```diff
@@ -423,12 +429,15 @@
   }
 }
 
+constexpr int lds_bytes(int ring, int parked, int nt) { return nt == 512 && parked > ring ? parked : ring; }
+
 template <typename T, typename TC, int EPI, bool TA, bool TB, int BM, int BN, int WM, int WN, bool GLDS, int STAGES, int BK>
 __device__ __forceinline__ void gemm_body(const GemmParams &p, const int tile_m, const int tile_n, const int bz, const int kslice) {
   constexpr int NT = WM * WN * 64;
   constexpr int KSTEP = Cfg<T>::KSTEP;
   constexpr int WTM = BM / WM, WTN = BN / WN, MI = WTM / 16, NI = WTN / 16;
   constexpr int A_BYTES = Img<T, TA, BM, BK>::BYTES, B_BYTES = Img<T, TB, BN, BK>::BYTES;
+  constexpr int LDS_BYTES = lds_bytes(STAGES * (A_BYTES + B_BYTES), BM * BN * 4, NT);
   extern __shared__ __attribute__((aligned(16))) char smem[];
 
   const int tid = threadIdx.x, lane = tid & 63, wave = tid >> 6;
@@ -520,11 +529,12 @@
     using GA = GStage<TA, BM, NT, BK>;
     using GB = GStage<TB, BN, NT, BK>;
     constexpr int INFLIGHT = GA::PER_WAVE + GB::PER_WAVE;
-    static_assert(INFLIGHT == 8 || INFLIGHT == 7 || INFLIGHT == 6 || INFLIGHT == 4, "add the vmcnt literal for this tile shape");
+    static_assert(INFLIGHT == 8 || INFLIGHT == 7 || INFLIGHT == 6 || INFLIGHT == 5 || INFLIGHT == 4, "add the vmcnt literal for this tile shape");
     auto wait_all_but_newest_tile = [] {
       if constexpr (INFLIGHT == 8) asm volatile("s_waitcnt vmcnt(8)" ::: "memory");
       else if constexpr (INFLIGHT == 7) asm volatile("s_waitcnt vmcnt(7)" ::: "memory");
       else if constexpr (INFLIGHT == 6) asm volatile("s_waitcnt vmcnt(6)" ::: "memory");
+      else if constexpr (INFLIGHT == 5) asm volatile("s_waitcnt vmcnt(5)" ::: "memory");
       else asm volatile("s_waitcnt vmcnt(4)" ::: "memory");
     };
     constexpr int STAGE_BYTES = A_BYTES + B_BYTES;
@@ -600,7 +610,7 @@
         ~(unsigned long long)__builtin_amdgcn_s_memrealtime();
   const int64_t coff = b0 * p.sC0 + b1 * p.sC1;
   const int li = lane & 15, lg = lane >> 4;
-  if constexpr (STAGES * (A_BYTES + B_BYTES) >= BM * BN * 4 && EPI == 0 && sizeof(TC) == 4) {
+  if constexpr (LDS_BYTES >= BM * BN * 4 && EPI == 0 && sizeof(TC) == 4) {
     if (p.splitk > 1) {
       float *tile = reinterpret_cast<float *>(smem);
 #pragma unroll
@@ -621,7 +631,7 @@
     }
   }
   const bool fast = sizeof(T) == 2;
-  if constexpr (sizeof(T) == 2 && STAGES * (A_BYTES + B_BYTES) >= BM * BN * 4 && BN >= 64) {
+  if constexpr (sizeof(T) == 2 && LDS_BYTES >= BM * BN * 4 && BN >= 64) {
     epilogue_lds<TC, EPI, BM, BN, NT, MI, NI>(acc, p, coff, smem, m0, n0, wm * WTM, wn * WTN, fast);
   } else {
     epilogue<TC, EPI, MI, NI>(acc, p, coff, m0 + wm * WTM + li, n0 + wn * WTN + lg * 4, fast);
@@ -701,7 +711,7 @@
     hipError_t e = evp_zero2d_async(d->C, (size_t)d->ldc * 4, (size_t)d->N * 4, (size_t)d->M, s);
     if (e != hipSuccess) { evp_set_error("evp_gemm: memset for split-K failed: %s", hipGetErrorString(e)); return EVP_ELAUNCH; }
   }
-  constexpr int smem = STAGES * (Img<T, TA, BM, BK>::BYTES + Img<T, TB, BN, BK>::BYTES);
+  constexpr int smem = lds_bytes(STAGES * (Img<T, TA, BM, BK>::BYTES + Img<T, TB, BN, BK>::BYTES), BM * BN * 4, WM * WN * 64);
   auto k = gemm_kernel<T, TC, EPI, TA, TB, BM, BN, WM, WN, GLDS, STAGES, BK, MINW>;
   static bool attr_done = false;
   if (!attr_done) {
@@ -738,6 +748,10 @@
     if constexpr (sizeof(T) == 2 && !TA) {
       const int64_t t96 = (int64_t)((d->M + 95) / 96) * ((d->N + 127) / 128) * nb;
       if (tile == 1 && g_gemm_variant != 2 && nb == 1 && t128 > 256 && t96 <= 512) tile = 4;
+      if (g_gemm_pair && g_gemm_variant != 2 && nb == 1 && t128 > 256) {
+        if (tile == 4 && (g_gemm_pair > 1 || (!TB && d->K >= 1536))) tile = 42;
+        else if (tile == 1 && g_gemm_pair > 1) tile = g_gemm_pair == 2 ? 40 : 41;
+      }
     }
   }
   if (tile == 6 || tile == 7 || tile == 8 || tile == 12 || tile == 30 || tile == 31) {
@@ -764,6 +778,18 @@
       return EVP_EUNSUPPORTED;
     }
   }
+  if (tile >= 40 && tile <= 42) {
+    if constexpr (sizeof(T) == 2 && !TA) {
+      if (g_gemm_variant != 2) {
+        constexpr int PST = TB ? 2 : 3;
+        if (tile == 40) return launch<T, TC, EPI, TA, TB, 256, 128, 4, 2, true, PST>(d, s);
+        if (tile == 41) return launch<T, TC, EPI, TA, TB, 128, 256, 2, 4, true, PST>(d, s);
+        return launch<T, TC, EPI, TA, TB, 192, 128, 4, 2, true, PST>(d, s);
+      }
+    }
+    evp_set_error("evp_gemm: tiles 40-42 (paired 256x128 / 128x256 / 192x128) need bf16 operands, A row-major and LDS-DMA staging");
+    return EVP_EUNSUPPORTED;
+  }
   if constexpr (sizeof(T) == 2) {
     if (g_gemm_variant != 2) {
       if (tile == 4) return launch<T, TC, EPI, TA, TB, 96, 128, 2, 2, true, 2>(d, s);
@@ -827,6 +853,7 @@
   const int old = g_gemm_variant;
   if (v >= 100 && v <= 103) g_gemm_dbg = v - 100;
   if (v == 18 || v == 19) g_gemm_wt16 = v - 18;
+  if (v >= 40 && v <= 43) g_gemm_pair = v - 40;
   if (v == 1 || v == 2) g_gemm_variant = v;
   if (v >= 10 && v <= 13) g_gemm_g4_fwd = v == 11 ? 3 : v == 10 ? 0 : v - 11;
   return old;
```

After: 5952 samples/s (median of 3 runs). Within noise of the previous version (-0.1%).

◆ ◆ ◆ ◆

### ASSIGNMENT
Leaving no line out, return the data above verbatim.

### SOLVED EXERCISE
```diff
@@ -423,12 +429,15 @@
   }
 }
 
+constexpr int lds_bytes(int ring, int parked, int nt) { return nt == 512 && parked > ring ? parked : ring; }
+
 template <typename T, typename TC, int EPI, bool TA, bool TB, int BM, int BN, int WM, int WN, bool GLDS, int STAGES, int BK>
 __device__ __forceinline__ void gemm_body(const GemmParams &p, const int tile_m, const int tile_n, const int bz, const int kslice) {
   constexpr int NT = WM * WN * 64;
   constexpr int KSTEP = Cfg<T>::KSTEP;
   constexpr int WTM = BM / WM, WTN = BN / WN, MI = WTM / 16, NI = WTN / 16;
   constexpr int A_BYTES = Img<T, TA, BM, BK>::BYTES, B_BYTES = Img<T, TB, BN, BK>::BYTES;
+  constexpr int LDS_BYTES = lds_bytes(STAGES * (A_BYTES + B_BYTES), BM * BN * 4, NT);
   extern __shared__ __attribute__((aligned(16))) char smem[];
 
   const int tid = threadIdx.x, lane = tid & 63, wave = tid >> 6;
@@ -520,11 +529,12 @@
     using GA = GStage<TA, BM, NT, BK>;
     using GB = GStage<TB, BN, NT, BK>;
     constexpr int INFLIGHT = GA::PER_WAVE + GB::PER_WAVE;
-    static_assert(INFLIGHT == 8 || INFLIGHT == 7 || INFLIGHT == 6 || INFLIGHT == 4, "add the vmcnt literal for this tile shape");
+    static_assert(INFLIGHT == 8 || INFLIGHT == 7 || INFLIGHT == 6 || INFLIGHT == 5 || INFLIGHT == 4, "add the vmcnt literal for this tile shape");
     auto wait_all_but_newest_tile = [] {
       if constexpr (INFLIGHT == 8) asm volatile("s_waitcnt vmcnt(8)" ::: "memory");
       else if constexpr (INFLIGHT == 7) asm volatile("s_waitcnt vmcnt(7)" ::: "memory");
       else if constexpr (INFLIGHT == 6) asm volatile("s_waitcnt vmcnt(6)" ::: "memory");
+      else if constexpr (INFLIGHT == 5) asm volatile("s_waitcnt vmcnt(5)" ::: "memory");
       else asm volatile("s_waitcnt vmcnt(4)" ::: "memory");
     };
     constexpr int STAGE_BYTES = A_BYTES + B_BYTES;
@@ -600,7 +610,7 @@
         ~(unsigned long long)__builtin_amdgcn_s_memrealtime();
   const int64_t coff = b0 * p.sC0 + b1 * p.sC1;
   const int li = lane & 15, lg = lane >> 4;
-  if constexpr (STAGES * (A_BYTES + B_BYTES) >= BM * BN * 4 && EPI == 0 && sizeof(TC) == 4) {
+  if constexpr (LDS_BYTES >= BM * BN * 4 && EPI == 0 && sizeof(TC) == 4) {
     if (p.splitk > 1) {
       float *tile = reinterpret_cast<float *>(smem);
 #pragma unroll
@@ -621,7 +631,7 @@
     }
   }
   const bool fast = sizeof(T) == 2;
-  if constexpr (sizeof(T) == 2 && STAGES * (A_BYTES + B_BYTES) >= BM * BN * 4 && BN >= 64) {
+  if constexpr (sizeof(T) == 2 && LDS_BYTES >= BM * BN * 4 && BN >= 64) {
     epilogue_lds<TC, EPI, BM, BN, NT, MI, NI>(acc, p, coff, smem, m0, n0, wm * WTM, wn * WTN, fast);
   } else {
     epilogue<TC, EPI, MI, NI>(acc, p, coff, m0 + wm * WTM + li, n0 + wn * WTN + lg * 4, fast);
@@ -701,7 +711,7 @@
     hipError_t e = evp_zero2d_async(d->C, (size_t)d->ldc * 4, (size_t)d->N * 4, (size_t)d->M, s);
     if (e != hipSuccess) { evp_set_error("evp_gemm: memset for split-K failed: %s", hipGetErrorString(e)); return EVP_ELAUNCH; }
   }
-  constexpr int smem = STAGES * (Img<T, TA, BM, BK>::BYTES + Img<T, TB, BN, BK>::BYTES);
+  constexpr int smem = lds_bytes(STAGES * (Img<T, TA, BM, BK>::BYTES + Img<T, TB, BN, BK>::BYTES), BM * BN * 4, WM * WN * 64);
   auto k = gemm_kernel<T, TC, EPI, TA, TB, BM, BN, WM, WN, GLDS, STAGES, BK, MINW>;
   static bool attr_done = false;
   if (!attr_done) {
@@ -738,6 +748,10 @@
     if constexpr (sizeof(T) == 2 && !TA) {
       const int64_t t96 = (int64_t)((d->M + 95) / 96) * ((d->N + 127) / 128) * nb;
       if (tile == 1 && g_gemm_variant != 2 && nb == 1 && t128 > 256 && t96 <= 512) tile = 4;
+      if (g_gemm_pair && g_gemm_variant != 2 && nb == 1 && t128 > 256) {
+        if (tile == 4 && (g_gemm_pair > 1 || (!TB && d->K >= 1536))) tile = 42;
+        else if (tile == 1 && g_gemm_pair > 1) tile = g_gemm_pair == 2 ? 40 : 41;
+      }
     }
   }
   if (tile == 6 || tile == 7 || tile == 8 || tile == 12 || tile == 30 || tile == 31) {
@@ -764,6 +778,18 @@
       return EVP_EUNSUPPORTED;
     }
   }
+  if (tile >= 40 && tile <= 42) {
+    if constexpr (sizeof(T) == 2 && !TA) {
+      if (g_gemm_variant != 2) {
+        constexpr int PST = TB ? 2 : 3;
+        if (tile == 40) return launch<T, TC, EPI, TA, TB, 256, 128, 4, 2, true, PST>(d, s);
+        if (tile == 41) return launch<T, TC, EPI, TA, TB, 128, 256, 2, 4, true, PST>(d, s);
+        return launch<T, TC, EPI, TA, TB, 192, 128, 4, 2, true, PST>(d, s);
+      }
+    }
+    evp_set_error("evp_gemm: tiles 40-42 (paired 256x128 / 128x256 / 192x128) need bf16 operands, A row-major and LDS-DMA staging");
+    return EVP_EUNSUPPORTED;
+  }
   if constexpr (sizeof(T) == 2) {
     if (g_gemm_variant != 2) {
       if (tile == 4) return launch<T, TC, EPI, TA, TB, 96, 128, 2, 2, true, 2>(d, s);
@@ -827,6 +853,7 @@
   const int old = g_gemm_variant;
   if (v >= 100 && v <= 103) g_gemm_dbg = v - 100;
   if (v == 18 || v == 19) g_gemm_wt16 = v - 18;
+  if (v >= 40 && v <= 43) g_gemm_pair = v - 40;
   if (v == 1 || v == 2) g_gemm_variant = v;
   if (v >= 10 && v <= 13) g_gemm_g4_fwd = v == 11 ? 3 : v == 10 ? 0 : v - 11;
   return old;
```

After: 5952 samples/s (median of 3 runs). Within noise of the previous version (-0.1%).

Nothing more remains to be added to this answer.